**Information given:**
○ ○ ○ ○ ○

template <bool POSE, bool MULTI, int KC, bool CM>
__global__ void __launch_bounds__(256)
preprocess_bwd_kernel(int P, int D, int M, const float* __restrict__ means3D, const float* __restrict__ shs,
                      const float4* __restrict__ sh_jac, size_t jac_plane, int has_colors_precomp, const float* __restrict__ scales,
                      const float* __restrict__ rotations, float scale_modifier,
                      const float* __restrict__ cov3D, ViewSet vs, int W, int H,
                      const int32_t* __restrict__ radii,
                      const uint32_t* __restrict__ clamped, const float* __restrict__ grad2d, int has_dz,
                      float* __restrict__ dL_dmeans3D, float* __restrict__ dL_dmeans2D,
                      float* __restrict__ dL_dopacity, float* __restrict__ dL_dsh, float* __restrict__ dL_dcolors_precomp,
                      float* __restrict__ dL_dcov3D, float* __restrict__ dL_dscales,
                      float* __restrict__ dL_drotations, float* __restrict__ dL_daux,
                      float* __restrict__ pose_acc, InputForm inf, int cov_is_input,
                      const float* __restrict__ opacities, const uint32_t* __restrict__ mode_word) {
    extern __shared__ __attribute__((aligned(16))) float sh_lds[];
    const int i = blockIdx.x * blockDim.x + threadIdx.x;
    const bool aa = mode_word[0] != 0u;
    const bool in_range = i < P;
    const int NV = MULTI ? vs.vps : 1;
    {
// ... 236 lines not shown
                for (int ii = 0; ii < 3; ii++)
#pragma unroll
                    for (int j = 0; j < 3; j++) Mx[3 * ii + j] = R[3 * ii + j] * sc[j];
                const float dS[9] = {dcv[0], 0.5f * dcv[1], 0.5f * dcv[2], 0.5f * dcv[1], dcv[3], 0.5f * dcv[4],
                                     0.5f * dcv[2], 0.5f * dcv[4], dcv[5]};
                float dR[9];
#pragma unroll
                for (int j = 0; j < 3; j++) {
                    float acc = 0.f;
#pragma unroll
                    for (int ii = 0; ii < 3; ii++) {
                        float dMij = 0.f;
#pragma unroll
                        for (int k = 0; k < 3; k++) dMij += dS[3 * ii + k] * Mx[3 * k + j];
                        dMij *= 2.f;
                        acc += dMij * R[3 * ii + j];
                        dR[3 * ii + j] = dMij * sc[j];
                    }
                    dsc[j] += acc * sm;
                }
                drot[0] += 2.f * (z * (dR[3] - dR[1]) + y * (dR[2] - dR[6]) + x * (dR[7] - dR[5]));
                drot[1] += 2.f * (y * (dR[1] + dR[3]) + z * (dR[2] + dR[6]) + r * (dR[7] - dR[5])) - 4.f * x * (dR[4] + dR[8]);
                drot[2] += 2.f * (x * (dR[1] + dR[3]) + r * (dR[2] - dR[6]) + z * (dR[5] + dR[7])) - 4.f * y * (dR[0] + dR[8]);
                drot[3] += 2.f * (r * (dR[3] - dR[1]) + x * (dR[2] + dR[6]) + y * (dR[5] + dR[7])) - 4.f * z * (dR[0] + dR[4]);
            }
        }
        if (POSE) {
            __shared__ float wred[4][40];
            const int lane = threadIdx.x & 63, wave = threadIdx.x >> 6;
#pragma unroll
            for (int k = 0; k < 16; k++) {
                const float sv = wave_sum_lane63(dV[k]);
                const float sp = wave_sum_lane63(dPM[k]);
                if (lane == 63) { wred[wave][k] = sv; wred[wave][16 + k] = sp; }
            }
            if (lane == 63) { wred[wave][32] = 0.f; wred[wave][33] = 0.f; wred[wave][34] = 0.f; }
            __syncthreads();
            if (threadIdx.x < 35)
                pose_acc[((size_t)v * gridDim.x + blockIdx.x) * 64 + threadIdx.x] =
                    wred[0][threadIdx.x] + wred[1][threadIdx.x] + wred[2][threadIdx.x] + wred[3][threadIdx.x];
            __syncthreads();
        }
    }

    if (use_sh && KC > 0) {
        constexpr int KCN = KC > 0 ? KC : 1, DEG = KC == 16 ? 3 : 4;
        const float4 c0 = recs[(GGR_G2D_STRIDE / 4) * il];
        const bool live = in_range && radii[il] > 0;
        const uint32_t cl = clamped[il];
        const float4 j0 = ggr_ld_f4(reinterpret_cast<const float*>(sh_jac + il)),
                     j1 = ggr_ld_f4(reinterpret_cast<const float*>(sh_jac + jac_plane + il)),
                     j2 = ggr_ld_f4(reinterpret_cast<const float*>(sh_jac + 2 * jac_plane + il));
        float dc[3] = {live && !(cl & 1u) ? c0.x : 0.f, live && !(cl & 2u) ? c0.y : 0.f, live && !(cl & 4u) ? c0.z : 0.f};
        const float in_s = vs.input_scale ? vs.input_scale[0] : 1.0f;
        const float vx = live ? in_s * m0 - vs.campos[0] : 0.f, vy = live ? in_s * m1 - vs.campos[1] : 0.f,
                    vz = live ? in_s * m2 - vs.campos[2] : 1.f;
        const float len = sqrtf(vx * vx + vy * vy + vz * vz);
        float x = vx / len, y = vy / len, z = vz / len;
        const float ddx = live ? j0.x * dc[0] + j1.x * dc[1] + j2.x * dc[2] : 0.f;
        const float ddy = live ? j0.y * dc[0] + j1.y * dc[1] + j2.y * dc[2] : 0.f;
        const float ddz = live ? j0.z * dc[0] + j1.z * dc[1] + j2.z * dc[2] : 0.f;
        constexpr bool cm = CM;
        float dcam[3] = {0.f, 0.f, 0.f};
        if (live) {
            const float sum2 = vx * vx + vy * vy + vz * vz;
            const float inv32 = 1.0f / sqrtf(sum2 * sum2 * sum2);
            const float gx_ = ((sum2 - vx * vx) * ddx - vy * vx * ddy - vz * vx * ddz) * inv32;
            const float gy_ = (-vx * vy * ddx + (sum2 - vy * vy) * ddy - vz * vy * ddz) * inv32;
            const float gz_ = (-vx * vz * ddx - vy * vz * ddy + (sum2 - vz * vz) * ddz) * inv32;
            dmean[0] += in_s * gx_; dmean[1] += in_s * gy_; dmean[2] += in_s * gz_;
            if (POSE) { dcam[0] = -gx_; dcam[1] = -gy_; dcam[2] = -gz_; }
        }
        if (POSE) {
            __shared__ float cred3[4][4];
            const int lane = threadIdx.x & 63, wave = threadIdx.x >> 6;
#pragma unroll
            for (int k = 0; k < 3; k++) {
                const float scm = wave_sum_lane63(dcam[k]);
                if (lane == 63) cred3[wave][k] = scm;
            }
            __syncthreads();
            if (threadIdx.x >= 32 && threadIdx.x < 35) {
                const int k = threadIdx.x - 32;
                pose_acc[(size_t)blockIdx.x * 64 + threadIdx.x] += cred3[0][k] + cred3[1][k] + cred3[2][k] + cred3[3][k];
            }
        }
        const int rowlen = (int)sh_row;
        const int pk = cm ? 1 : 3, pc = cm ? M : 1;
#pragma unroll 1
        for (int R = 0; R < 3; R++) {
            const int r0 = 84 * R, r1 = R == 2 ? 256 : r0 + 84;
            __syncthreads();
            if ((int)threadIdx.x >= r0 && (int)threadIdx.x < r1 && in_range) {
                float* rowp = sh_lds + ((int)threadIdx.x - r0) * rowlen;
#define SH_ROW(k, Bk, bx, by, bz) { const float b_ = (Bk); rowp[(k) * pk] = b_ * dc[0]; rowp[(k) * pk + pc] = b_ * dc[1]; rowp[(k) * pk + 2 * pc] = b_ * dc[2]; }
                GGR_SH_TERMS(SH_ROW, DEG, )
#undef SH_ROW
                for (int k = KCN; k < M; k++) { rowp[k * pk] = 0.f; rowp[k * pk + pc] = 0.f; rowp[k * pk + 2 * pc] = 0.f; }
            }
            __syncthreads();
            const int nrow = min(r1, nG) - r0;
            if (nrow > 0) {
                const int total = nrow * rowlen, n4 = total >> 2;
                float* dst = dL_dsh + (g0 + r0) * sh_row;
                for (int j = threadIdx.x; j < n4; j += 256)
                    ggr_st_f4(dst + 4 * (size_t)j, reinterpret_cast<const float4*>(sh_lds)[j]);
                for (int j = (n4 << 2) + threadIdx.x; j < total; j += 256) ggr_st(dst + j, sh_lds[j]);
            }
        }
    } else if (use_sh) {
        float4 q0 = recs[(GGR_G2D_STRIDE / 4) * il];
        int qrad = radii[il];
        uint32_t qcl = clamped[il];
#pragma clang loop unroll(disable)
        for (int v = 0; v < NV; v++) {
            __asm__ volatile("" ::: "memory");
            const size_t o = (size_t)v * P + il;
            const float4 r0 = q0;
            const bool live = in_range && qrad > 0;
            const uint32_t cl = qcl;
            if (MULTI && v + 1 < NV) { q0 = recs[(GGR_G2D_STRIDE / 4) * (o + P)]; qrad = radii[o + P]; qcl = clamped[o + P]; }
            float dcam[3] = {0.f, 0.f, 0.f};
            if (live) {
            float dc0 = r0.x, dc1 = r0.y, dc2 = r0.z;
            const float in_s = vs.input_scale ? vs.input_scale[v] : 1.0f;
            const float p0 = in_s * m0, p1 = in_s * m1, p2 = in_s * m2;
            const float* campos = vs.campos + 3 * v;
            float dmv[3] = {0.f, 0.f, 0.f};
            {
            if (cl & 1u) dc0 = 0.f;
            if (cl & 2u) dc1 = 0.f;
            if (cl & 4u) dc2 = 0.f;
            const float vx = p0 - campos[0], vy = p1 - campos[1], vz = p2 - campos[2];
            const float len = sqrtf(vx * vx + vy * vy + vz * vz);
            const float x = vx / len, y = vy / len, z = vz / len;
            float* dsh1 = sh_lds + threadIdx.x * sh_stride;
            const float4 j0 = ggr_ld_f4(reinterpret_cast<const float*>(sh_jac + o)),
                         j1 = ggr_ld_f4(reinterpret_cast<const float*>(sh_jac + jac_plane + o)),
                         j2 = ggr_ld_f4(reinterpret_cast<const float*>(sh_jac + 2 * jac_plane + o));
            const float ddx = j0.x * dc0 + j1.x * dc1 + j2.x * dc2;
            const float ddy = j0.y * dc0 + j1.y * dc1 + j2.y * dc2;
            const float ddz = j0.z * dc0 + j1.z * dc1 + j2.z * dc2;
#define SH_TERM(k, Bk, bx, by, bz)                                                                     \
{                                                                                                  \
    const int o0 = (k) * sh_ks, o1 = o0 + sh_cs, o2 = o1 + sh_cs;                                  \
    dsh1[o0] = (Bk) * dc0; dsh1[o1] = (Bk) * dc1; dsh1[o2] = (Bk) * dc2;                           \
}
            if (!MULTI) GGR_SH_TERMS(SH_TERM, deg, )
#undef SH_TERM
            const float sum2 = vx * vx + vy * vy + vz * vz;
            const float inv32 = 1.0f / sqrtf(sum2 * sum2 * sum2);
            const float gx_ = ((sum2 - vx * vx) * ddx - vy * vx * ddy - vz * vx * ddz) * inv32;
            const float gy_ = (-vx * vy * ddx + (sum2 - vy * vy) * ddy - vz * vy * ddz) * inv32;
            const float gz_ = (-vx * vz * ddx - vy * vz * ddy + (sum2 - vz * vz) * ddz) * inv32;
            dmv[0] += gx_; dmv[1] += gy_; dmv[2] += gz_;
            if (POSE) { dcam[0] -= gx_; dcam[1] -= gy_; dcam[2] -= gz_; }

            }
            dmean[0] += in_s * dmv[0]; dmean[1] += in_s * dmv[1]; dmean[2] += in_s * dmv[2];
            }
            if (POSE) {
                __shared__ float cred[4][4];
                const int lane = threadIdx.x & 63, wave = threadIdx.x >> 6;
#pragma unroll
                for (int k = 0; k < 3; k++) {
                    const float scm = wave_sum_lane63(dcam[k]);
                    if (lane == 63) cred[wave][k] = scm;
                }
                __syncthreads();
                if (threadIdx.x >= 32 && threadIdx.x < 35) {
                    const int k = threadIdx.x - 32;
                    pose_acc[((size_t)v * gridDim.x + blockIdx.x) * 64 + threadIdx.x] += cred[0][k] + cred[1][k] + cred[2][k] + cred[3][k];
                }
                __syncthreads();
            }
        }
        float* dsh = sh_lds + threadIdx.x * sh_stride;
        if (!MULTI) {
            if (in_range && !(radii[il] > 0)) {
                for (int k = 0; k < (sh_compact ? sh_rowf : sh_flat ? (int)sh_row : copy_row); k++) dsh[k] = 0.f;
            } else if (in_range && !sh_compact) {
                if (inf.sh_channel_major) {
                    for (int c = 0; c < 3; c++)
                        for (int k = K; k < M; k++) dsh[c * M + k] = 0.f;
                } else if (sh_flat) {
                    for (int k = sh_rowf; k < (int)sh_row; k++) dsh[k] = 0.f;
                }
            }
        }
        __syncthreads();
        if (sh_compact) {
            write_sh_rows_compact(dL_dsh, sh_lds, g0, nG, M, sh_rowf / 3, sh_stride, inf.sh_channel_major != 0);
        } else if (sh_flat) {
            const size_t total = (size_t)nG * sh_row;
            float* dst = dL_dsh + g0 * sh_row;
            const int n4 = (int)(total >> 2);
            for (int j = threadIdx.x; j < n4; j += blockDim.x)
                ggr_st_f4(dst + 4 * (size_t)j, reinterpret_cast<const float4*>(sh_lds)[j]);
            for (int j = (n4 << 2) + threadIdx.x; j < (int)total; j += blockDim.x) ggr_st(dst + j, sh_lds[j]);
        } else if ((sh_row & 3) == 0 && (sh_rowf & 3) == 0) {
            const int q_row = (int)(sh_row >> 2), q_used = copy_row >> 2;
            for (int j = threadIdx.x; j < nG * q_row; j += blockDim.x) {
                const int g = j / q_row, q = j - g * q_row;
                float4 v4 = make_float4(0.f, 0.f, 0.f, 0.f);
                if (q < q_used) {
                    const float* d = sh_lds + g * sh_stride + 4 * q;
                    v4 = make_float4(d[0], d[1], d[2], d[3]);
                }
                ggr_st_f4(dL_dsh + (g0 + g) * sh_row + 4 * q, v4);
            }
        } else {
            const int wv = threadIdx.x >> 6, ln = threadIdx.x & 63, nw = blockDim.x >> 6;
#pragma unroll 8
            for (int g = wv; g < nG; g += nw)
                for (int k = ln; k < (int)sh_row; k += 64)
                    ggr_st(dL_dsh + (g0 + g) * sh_row + k, k < copy_row ? sh_lds[g * sh_stride + k] : 0.f);
        }
    }
    if (in_range) {
        ggr_st(dL_dopacity + i, dop);
        ggr_st(dL_dmeans3D + 3 * i, dmean[0]); ggr_st(dL_dmeans3D + 3 * i + 1, dmean[1]); ggr_st(dL_dmeans3D + 3 * i + 2, dmean[2]);
        if (has_colors_precomp) { ggr_st(dL_dcolors_precomp + 3 * i, dcp[0]); ggr_st(dL_dcolors_precomp + 3 * i + 1, dcp[1]); ggr_st(dL_dcolors_precomp + 3 * i + 2, dcp[2]); }
        if (scales && dL_dscales) {
            dL_dscales[3 * i] = dsc[0]; dL_dscales[3 * i + 1] = dsc[1]; dL_dscales[3 * i + 2] = dsc[2];
            dL_drotations[4 * i] = drot[0]; dL_drotations[4 * i + 1] = drot[1]; dL_drotations[4 * i + 2] = drot[2];
            dL_drotations[4 * i + 3] = drot[3];
        }
        if (cov_is_input && inf.cov_stride == 9) {
            float* d9 = dL_dcov3D + 9 * (size_t)i;
            d9[0] = dcov[0]; d9[1] = dcov[1]; d9[2] = dcov[2];
            d9[3] = 0.f;     d9[4] = dcov[3]; d9[5] = dcov[4];
            d9[6] = 0.f;     d9[7] = 0.f;     d9[8] = dcov[5];
        } else {
#pragma unroll
            for (int k = 0; k < 6; k++) ggr_st(dL_dcov3D + 6 * (size_t)i + k, dcov[k]);
        }
    }
}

○ ○ ○ ○ ○

**Task to complete:** Working from the material above, retype exactly the lines from the one with "const float sv" through the one with "if (use_sh &&", both included, and only those lines.

**Written response:**
                const float sv = wave_sum_lane63(dV[k]);
                const float sp = wave_sum_lane63(dPM[k]);
                if (lane == 63) { wred[wave][k] = sv; wred[wave][16 + k] = sp; }
            }
            if (lane == 63) { wred[wave][32] = 0.f; wred[wave][33] = 0.f; wred[wave][34] = 0.f; }
            __syncthreads();
            if (threadIdx.x < 35)
                pose_acc[((size_t)v * gridDim.x + blockIdx.x) * 64 + threadIdx.x] =
                    wred[0][threadIdx.x] + wred[1][threadIdx.x] + wred[2][threadIdx.x] + wred[3][threadIdx.x];
            __syncthreads();
        }
    }

    if (use_sh && KC > 0) {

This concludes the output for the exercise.